A lot of Indians speak better English than the native English speakers Jynx. It's just the accent that does them in unfortunately and because you do not understand their accent, does not make them bad English speakers. I don't get it, there are so many Indians in Dubai that hold very steady & well paying jobs, have a great education and can hold intellectually stimulating conversations with people from all backgrounds, yet all the Western people put us inside this one box with the attitude that we are inferior to them. We are a very intelligent race where even an uneducated person can speak a minimum of 2 languages (more than the average American or British person) yet everyone puts down the Indian because they think they are superior...only because they speak English with a better accent. I'd like to see a native English speaker hold down a conversation with someone from an entirely different country in an entirely different language...that would even out the playing field.

Rant over 

Katie, good on you for wanting to learn Hindi. Unfortunately, I can't point you in the right direction but good luck and if you need any help with phrases, etc I'm here to help


----------



## Tropicana (Apr 29, 2010)

pamela0810 said:


> A lot of Indians speak better English than the native English speakers Jynx. It's just the accent that does them in unfortunately and because you do not understand their accent, does not make them bad English speakers. I don't get it, there are so many Indians in Dubai that hold very steady & well paying jobs, have a great education and can hold intellectually stimulating conversations with people from all backgrounds



i dont think its a matter of accent alone. Accent aside, many Indians in blue collar/lower white collar jobs do not speak English in a manner, which would be understood by most native speakers. 

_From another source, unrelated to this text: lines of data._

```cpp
template <typename T> __device__ __forceinline__ void load_vec(const T* p, float (&v)[16 / sizeof(T)]) {
    const u32x4 raw = *(const u32x4*)p;
// ... 1438 lines not shown
extern "C" int dbx_head2_backward_up_plan(int32_t dtype, const dbx_view* hid, const dbx_view* d_g44, const int32_t* k, int32_t nh,
                                          dbx_head2_up_plan_t* out) {
    if (!hid || !d_g44 || !k || !out) { dbx_set_error("head2_backward_up_plan: null argument"); return DBX_ERR_ARG; }
    if (dtype != DBX_F16 && dtype != DBX_BF16 && dtype != DBX_F32) { dbx_set_error("head2_backward_up_plan: unknown dtype"); return DBX_ERR_DTYPE; }
    DBX_REQUIRE(nh >= 1 && nh <= 4 && hid->c == 512 * nh && d_g44->n == hid->n && d_g44->c == hid->c,
                "head2_backward_up_plan: nh in 1..4, hid of 512*nh channels, d_g44 with the hidden map's batch and channels");
    for (int i = 0; i < nh; ++i) DBX_REQUIRE(k[i] >= 1 && k[i] <= 8, "head2_backward_up_plan: k in 1..8");
    *out = dbx_head2_up_plan_t{};
    float sy, sx;
    H2UPlan plan;
    if (!h2u_fused(dtype == DBX_F32 ? 4 : 2, hid, d_g44, sy, sx, plan)) return DBX_OK;
    out->fused = 1; out->halves = plan.halves;
    for (int i = 0; i < 2; ++i) {
        const H2UHalf& h = plan.h[i];
        out->half[i].px_lo = h.px_lo; out->half[i].px_n = h.px_n; out->half[i].own_lo = h.own_lo; out->half[i].own_hi = h.own_hi;
        out->half[i].ix_lo = h.ix_lo; out->half[i].ix_n = h.ix_n;
    }
    H2ULaunch l[4];
    out->launches = h2u_launches(k, nh, hid->n, plan.halves, l);
    for (int i = 0; i < out->launches; ++i) {
        out->launch[i].head0 = l[i].h0; out->launch[i].heads = l[i].nhl; out->launch[i].kj = l[i].kj; out->launch[i].groups = l[i].groups;
        out->launch[i].blocks = l[i].blocks;
    }
    return DBX_OK;
}
extern "C" int dbx_head2_backward_up(int32_t dtype, const dbx_view* d_out, const dbx_view* hid, const float* const* w2, const int32_t* k,
                                     int32_t nh, const dbx_view* d_hid, const uint8_t* dropmask, int32_t dropmask_ld, int32_t use_hash,
                                     uint32_t drop_seed, float* const* dw, float* const* db, void* scratch, const dbx_view* d_g44, void* stream) {
    if (!d_out || !hid || !w2 || !k || !d_hid || !dw || !scratch || !d_g44) { dbx_set_error("head2_backward_up: null argument"); return DBX_ERR_ARG; }
    DBX_DISPATCH_DTYPE(dtype, head2_backward_up_t, d_out, hid, w2, k, nh, d_hid, dropmask, dropmask_ld, use_hash, (unsigned)drop_seed, dw, db,
                       scratch, d_g44, (hipStream_t)stream);
}

struct PackJob { const float* src; void* dst; int co, ci, taps, mode; long long ktot; int cin_pad, row_off, k_off, rows_lim; };
template <typename T>
__global__ void pack_multi_kernel(const PackJob* __restrict__ jobs) {
    const PackJob j = jobs[blockIdx.y];
    const int total = j.co * j.ci * j.taps, taps = j.taps, ci = j.ci;
    T* wp = (T*)j.dst;
    const bool fwd = j.mode == 0 || j.mode == 4;
    const int rl = j.mode >= 4 ? (int)j.ktot : j.rows_lim;
    if (sizeof(T) == 2 && j.mode != 2 && (fwd ? ci : j.co) % 8 == 0 && (j.k_off & 7) == 0 && (j.cin_pad & 7) == 0 && taps <= 25) {
        __shared__ float tile[8][32 * 25];
        const int ot = (j.co + 7) / 8, ctn = (ci + 31) / 32, ntiles = ot * ctn, row_f = 32 * taps;
        for (int tl = blockIdx.x; tl < ntiles; tl += gridDim.x) {
            const int o0 = (tl / ctn) * 8, c0 = (tl % ctn) * 32;
            const int cw = min(32, ci - c0), ow = min(8, j.co - o0);
            __syncthreads();
            for (int e = threadIdx.x; e < 8 * row_f; e += blockDim.x) {
                const int r = e / row_f, f = e - r * row_f;
                tile[r][f] = (r < ow && f < cw * taps) ? j.src[((o0 + r) * ci + c0) * taps + f] : 0.f;
            }
            __syncthreads();
            const int nch = fwd ? 8 * taps * 4 : 32 * taps;
            for (int q = threadIdx.x; q < nch; q += blockDim.x) {
                int row, col, tap;
                float v[8];
                if (fwd) {
                    const int k8 = q & 3, t = (q >> 2) % taps, r = (q >> 2) / taps;
                    if (r >= ow || 8 * k8 >= cw) continue;
                    row = j.row_off + o0 + r; col = j.k_off + c0 + 8 * k8; tap = t;
#pragma unroll
                    for (int e = 0; e < 8; ++e) v[e] = tile[r][(8 * k8 + e) * taps + t];
                } else {
                    const int c = q % 32, t = q / 32;
                    if (c >= cw) continue;
// ... 358 lines not shown
```

densebox_amd/engine.py:

```python
import collections
import contextlib
import ctypes as C
import os
import weakref

import torch

from . import _lib
from ._lib import View, ConvDesc, check, ptr, stream_ptr

_BACKBONE = [('conv1_1_1', 3, 64), ('conv1_2_1', 64, 64), ('conv2_1_1', 64, 128), ('conv2_2_1', 128, 128),
             ('conv3_1_1', 128, 256), ('conv3_2_1', 256, 256), ('conv3_4_1', 256, 256),
             ('conv4_1_1', 256, 512), ('conv4_2_1', 512, 512), ('conv4_3_1', 512, 512), ('conv4_4_1', 512, 512)]

_HEADS = {
    'DenseBox': [('det', 1), ('loc', 4)],
    'DenseBoxLM': [('det', 1), ('loc', 4), ('landmark', 4)],
    'DenseBoxLMLOC': [('det', 1), ('loc', 4), ('landmark', 4), ('lmloc', 8)],
}


_FWD_IO = {'conv1_1_1': ('x0', 'a11'), 'conv1_2_1': ('a11', 'a12'), 'conv2_1_1': ('p1', 'a21'), 'conv2_2_1': ('a21', 'a22'),
           'conv3_1_1': ('p2', 'a31'), 'conv3_2_1': ('a31', 'a32'), 'conv3_4_1': ('a32', 'c34'), 'conv4_1_1': ('p3', 'a41'),
           'conv4_2_1': ('a41', 'a42'), 'conv4_3_1': ('a42', 'a43'), 'conv4_4_1': ('a43', 'a44')}
# ... 904 lines not shown
        for i, (stem, k) in enumerate(heads):
            slot[stem] = B['d_out'].view(P.crf * i, P.crf)
            src = override.get(stem)
            srcs.append(src if src is not None else gout(stem, k))
        if override or kind == 'DenseBox':
            check(L.dbx_nchw_to_framed_slots(dt, (C.c_void_p * nh)(*[t.data_ptr() for t in srcs]), (C.c_int32 * nh)(*[k for _, k in heads]), nh, P.crf,
                                             C.byref(B['d_out'].view()), s))
        else:
            for (stem, k), t in zip(heads, srcs):
                check(L.dbx_nchw_to_framed(dt, ptr(t), k, C.byref(slot[stem]), s))
        if kind != 'DenseBox' and not override:
            check(L.dbx_framed_add_ch(dt, C.byref(B['d_rf_in'].view()), 0, 4, C.byref(slot['landmark']), 0, s))
            check(L.dbx_framed_add_ch(dt, C.byref(B['d_rf_in'].view()), 4, 1, C.byref(slot['det']), 0, s))

        hv = B['hid'].view()
        need = L.dbx_head2_wgrad_scratch_bytes(nh, hv.n * hv.h)
        if getattr(self, '_h2_scratch', None) is None or self._h2_scratch.numel() < need:
            self._h2_scratch = torch.empty(int(need), dtype=torch.uint8, device=dev)
        dw2 = [new_grad('conv5_2_%s.weight' % st) for st, _ in heads]
        db2 = [new_grad('conv5_2_%s.bias' % st) for st, _ in heads]
        w2s = [self._param('conv5_2_%s.weight' % st).detach() for st, _ in heads]
        ks = (C.c_int32 * nh)(*[k for _, k in heads])
        h2_names = ['conv5_2_%s.weight' % st for st, _ in heads] + ['conv5_2_%s.bias' % st for st, _ in heads]
        mask_p = C.c_void_p(P.mask_buf.data_ptr()) if (P.drop_active and not P.drop_hash) else None
        hash_on, hash_seed = (1 if P.drop_hash else 0), (P.drop_seed if P.drop_hash else 0)
        lin = ('heads1', 'bwd_a') in M
        up_done = False
        gen = bool(getattr(P, 'heads_gen', False) and lin and side is None and mask_p is None)
        if gen and dt != _lib.F32:
            dhid_v = View(None, hv.n, hv.h, hv.w, 1, 512 * nh, 0, 512 * nh)
        else:
            dhid_v = self._d_hid(P).view()
        w2p = (C.c_void_p * nh)(*[w.data_ptr() for w in w2s])
        with self._timed(lambda: ('head2_backward_up_kernel<%s>' if up_done else 'head2_wgrad_kernel<%s>') % _TNAME[dt],
                         2.0 * hv.n * hv.h * hv.w * 512 * sum(k for _, k in heads) * (1 if side is not None else 2)):
            if side is not None:
                def run_h2():
                    check(L.dbx_head2_wgrad(dt, C.byref(B['d_out'].view()), C.byref(hv), ks, nh,
                                            (C.c_void_p * nh)(*[t.data_ptr() for t in dw2]), (C.c_void_p * nh)(*[t.data_ptr() for t in db2]),
                                            ptr(self._h2_scratch), stream_ptr()))
                    if sink is not None:
                        sink.ready(h2_names)
                on_side(run_h2)
                check(L.dbx_head2_dgrad(dt, C.byref(B['d_out'].view()), (C.c_void_p * nh)(*[w.data_ptr() for w in w2s]), ks, nh,
                                        C.byref(dhid_v), mask_p, 512 * nh, hash_on, hash_seed, s))
            elif lin:
                check(L.dbx_head2_backward_up(dt, C.byref(B['d_out'].view()), C.byref(hv), (C.c_void_p * nh)(*[w.data_ptr() for w in w2s]), ks, nh,
                                              C.byref(dhid_v), mask_p, 512 * nh, hash_on, hash_seed,
                                              (C.c_void_p * nh)(*[t.data_ptr() for t in dw2]), (C.c_void_p * nh)(*[t.data_ptr() for t in db2]),
                                              ptr(self._h2_scratch), C.byref(B['d_g44'].view()), s))
                up_done = True
                if gen and dt == _lib.F32:
                    bh = P.B['d_hid']
                    P.ws[bh.off:bh.off + bh.bytes].view(torch.float32).fill_(float('nan'))
            else:
                check(L.dbx_head2_backward(dt, C.byref(B['d_out'].view()), C.byref(hv), (C.c_void_p * nh)(*[w.data_ptr() for w in w2s]), ks, nh,
                                           C.byref(dhid_v), mask_p, 512 * nh, hash_on, hash_seed,
                                           (C.c_void_p * nh)(*[t.data_ptr() for t in dw2]), (C.c_void_p * nh)(*[t.data_ptr() for t in db2]),
                                           ptr(self._h2_scratch), s))
                if sink is not None:
                    sink.ready(h2_names)
        w1n = ['conv5_1_%s.weight' % st for st, _ in heads]
        b1n = ['conv5_1_%s.bias' % st for st, _ in heads]
        if sink is not None:
            dw1, db1 = sink.region(w1n).view(512 * nh, 768, 1, 1), sink.region(b1n)
        else:
            dw1 = torch.empty((512 * nh, 768, 1, 1), dtype=torch.float32, device=dev)
            db1 = torch.empty((512 * nh,), dtype=torch.float32, device=dev)
        c34 = B['fusion'].view(512, 256)
# ... 114 lines not shown
```

include/densebox_hip.h:

```cpp
#ifndef DENSEBOX_HIP_H
#define DENSEBOX_HIP_H

#include <stdint.h>

#ifdef __cplusplus
extern "C" {
#endif

enum dbx_status {
    DBX_OK = 0,
    DBX_ERR_ARG = -1,
    DBX_ERR_HIP = -2,
    DBX_ERR_DTYPE = -3
};

enum dbx_dtype { DBX_F16 = 0, DBX_BF16 = 1, DBX_F32 = 2 };

const char* dbx_last_error(void);
#define DBX_ABI_VERSION 13
int dbx_version(void);
int dbx_device_arch(int device);

typedef struct dbx_view {
    void*   ptr;
// ... 47 lines not shown
                                  const void* w2_frag, const float* bias2, const int32_t* k, int32_t nh, float* const* outs, void* scratch,
                                  void* stream);

int dbx_conv_forward_split(const dbx_conv_desc* d, const dbx_view* x, const void* w_packed, const float* bias,
                           const dbx_view* y, const dbx_view* gate, const dbx_view* y2, const dbx_view* gate2,
                           int32_t split_c, int32_t epilogue2, void* stream);

int dbx_conv_pool_fusable(const dbx_conv_desc* d, const dbx_view* x, const dbx_view* y);
int dbx_conv_forward_pool(const dbx_conv_desc* d, const dbx_view* x, const void* w_packed, const float* bias,
                          const dbx_view* y, const dbx_view* ypool, int32_t write_full, void* stream);
int dbx_conv_forward_pool_idx(const dbx_conv_desc* d, const dbx_view* x, const void* w_packed, const float* bias,
                              const dbx_view* y, const dbx_view* ypool, int32_t write_full, void* idx, void* stream);

int dbx_pack_weight(int32_t dtype, int32_t mode, const float* w_oihw, int32_t co, int32_t ci, int32_t kh, int32_t kw,
                    void* w_packed, int32_t rows_pad, int32_t cin_pad, int32_t row_off, int32_t k_off, void* stream);

int dbx_pack_multi(int32_t dtype, const void* jobs, int32_t count, int64_t max_elems, void* stream);

int dbx_sgd_pack_step(int32_t dtype, const void* jobs, int32_t count, int64_t max_elems, float* const* ptrs, float lr, float momentum,
                      float weight_decay, int32_t first_step, void* stream);

int dbx_head2_dgrad(int32_t dtype, const dbx_view* d_out, const float* const* w2, const int32_t* k, int32_t nh,
                    const dbx_view* d_hid, const uint8_t* dropmask, int32_t dropmask_ld, int32_t use_hash, uint32_t drop_seed,
                    void* stream);
int64_t dbx_head2_wgrad_scratch_bytes(int32_t nh, int32_t rows);
int dbx_head2_wgrad(int32_t dtype, const dbx_view* d_out, const dbx_view* hid, const int32_t* k, int32_t nh,
                    float* const* dw, float* const* db, void* scratch, void* stream);
int dbx_head2_backward(int32_t dtype, const dbx_view* d_out, const dbx_view* hid, const float* const* w2, const int32_t* k,
                       int32_t nh, const dbx_view* d_hid, const uint8_t* dropmask, int32_t dropmask_ld, int32_t use_hash,
                       uint32_t drop_seed, float* const* dw, float* const* db, void* scratch, void* stream);
int dbx_head2_backward_up(int32_t dtype, const dbx_view* d_out, const dbx_view* hid, const float* const* w2, const int32_t* k,
                          int32_t nh, const dbx_view* d_hid, const uint8_t* dropmask, int32_t dropmask_ld, int32_t use_hash,
                          uint32_t drop_seed, float* const* dw, float* const* db, void* scratch, const dbx_view* d_g44, void* stream);
int dbx_conv_wgrad_pool_dz_ok(int32_t dtype, const dbx_view* dz, const dbx_view* x, int32_t kh, int32_t kw);
int dbx_conv_wgrad_pool_dz(int32_t dtype, const dbx_view* dy, const void* idx, int32_t idx_channels, const dbx_view* dz, const dbx_view* x,
                           int32_t kh, int32_t kw, int32_t cpad, int32_t co, int32_t ci, float* dw_oihw, float* db, void* scratch,
                           int32_t accumulate, int32_t write_dz, void* stream);
int dbx_head2_backward_up_fused(int32_t dtype, const dbx_view* hid, const dbx_view* d_g44);
typedef struct dbx_head2_up_half { int32_t px_lo, px_n, own_lo, own_hi, ix_lo, ix_n; } dbx_head2_up_half;
typedef struct dbx_head2_up_launch { int32_t head0, heads, kj, groups, blocks; } dbx_head2_up_launch;
typedef struct dbx_head2_up_plan_t {
    int32_t fused, halves;
    dbx_head2_up_half half[2];
    int32_t launches;
    dbx_head2_up_launch launch[4];
} dbx_head2_up_plan_t;
int dbx_head2_backward_up_plan(int32_t dtype, const dbx_view* hid, const dbx_view* d_g44, const int32_t* k, int32_t nh,
                               dbx_head2_up_plan_t* out);
int dbx_heads1_wgrad_gen_ok(int32_t dtype, const dbx_view* x, int32_t nh);
int dbx_heads1_wgrad_gen(int32_t dtype, const dbx_view* d_out, const dbx_view* x, const float* const* w2, const int32_t* k, int32_t nh,
                         int32_t use_hash, uint32_t drop_seed, int32_t ci, float* dw_oihw, int32_t dw_ci_total, int32_t dw_ci_off,
                         float* db, void* scratch, void* stream);
int dbx_heads1_dgrad_gen(int32_t dtype, const dbx_view* d_out, const float* const* w2, const int32_t* k, int32_t nh, int32_t use_hash,
                         uint32_t drop_seed, const void* w1t_frag, const dbx_view* y, const dbx_view* gate, void* stream);

int dbx_fold_heads(const float* w2, const float* b2, const float* w1, const float* b1, int32_t k, float* w_out,
                   float* b_out, void* stream);
int dbx_fold_refine(const float* w1, const float* b1, const float* w2, const float* b2, const float* w3, const float* b3,
                    int32_t ci, int32_t cm, float* w_out, float* b_out, float* v_out, void* stream);
int dbx_refine_eval(const float* landmark_nchw, const float* score_nchw, int32_t n, int32_t h, int32_t w, const float* w_fold,
                    const float* b_fold, float* out_small, void* stream);
int dbx_upsample_bilinear_nchw_f32(const float* x, int32_t planes, int32_t hi, int32_t wi, float* y, int32_t ho, int32_t wo,
                                   void* stream);
int64_t dbx_refine_backward_scratch_bytes(int32_t n, int32_t h, int32_t w);
int dbx_refine_backward(const float* d_refine, const float* landmark, const float* score, int32_t n, int32_t h, int32_t w,
                        const float* w1, const float* b1, const float* w2, const float* b2, const float* w3, const float* b3,
// ... 406 lines not shown
```

Before: 7288 patches/s.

Its not their fault because it is a 2nd or 3rd language to them. 
But what complicates things is that many Indians (and South Asians) who are definitely not strong in English (as in they dont understand any words beyond basic level, have absolute zero sense of sarcasm/idioms), claim they are "fluent" in English. 


As for educated Indians, yes there are plenty of them in Dubai and many of them are very good in English and may even have clearer accents than someone from Yorkshire. And yes, it is very annoying when all "Asians" are put in some sort of preconceived box of not knowing proper English.


----------



## Tropicana (Apr 29, 2010)

For the OP:

There are 2 types of 'Hindi/urdu" in Dubai

1) The conversational Hindi/Urdu spoken by all sorts of people from Pathan drivers to Indian workers , most Iranians in Dubai know this Hindi and in fact many Arabs do know few basic words as well. This version of Hindi conists of a vocabulary of probably 200 words, its very coarse and the wide variety of people in Dubai speaking this version means syntax/grammer will be often wrong.

2) Actual Hindi which is common in North India and is spoken by many North Indians/Mumbai natives in Dubai. 

In all probability you can learn the former as its not hard, but dont think that knowing Hindi better than that basic level will help you in communicating with workers whose first tongue is some South Indian language.

I myself know Hindi as a 4th language, but often use words which taxi drivers and other South Indians dont understand because its too "classical" for them


And a word of warning, given that you are a girl, there is a whole different issue of how _some _Asian men misinterpret any "over-friendly" gesture, which may include speaking their language, from a western woman as something else.


----------



## katieshields (Jan 19, 2012)

Tropicana said:


> For the OP:
> 
> There are 2 types of 'Hindi/urdu" in Dubai
> 
> ...


Can I just ask what you mean by over friendly gesture? I don't want to get myself in any trouble 

I appreciate all your comments and I don't mean to say all can't speak good English as quite a few of the guys can, but like wise a few can't, I just thought it may be a nice gesture to attempt it. I have also booked an English training course for them so I suppose it wouldn't be a necessity for me to learn it. I am just very interested in widening my vocabulary and what better place to do it than a place where so many different languages are heard every day


----------



## ArabianNights (Jul 23, 2011)

Tropicana said:


> And a word of warning, given that you are a girl, there is a whole different issue of how _some _Asian men misinterpret any "over-friendly" gesture, which may include speaking their language, from a western woman as something else.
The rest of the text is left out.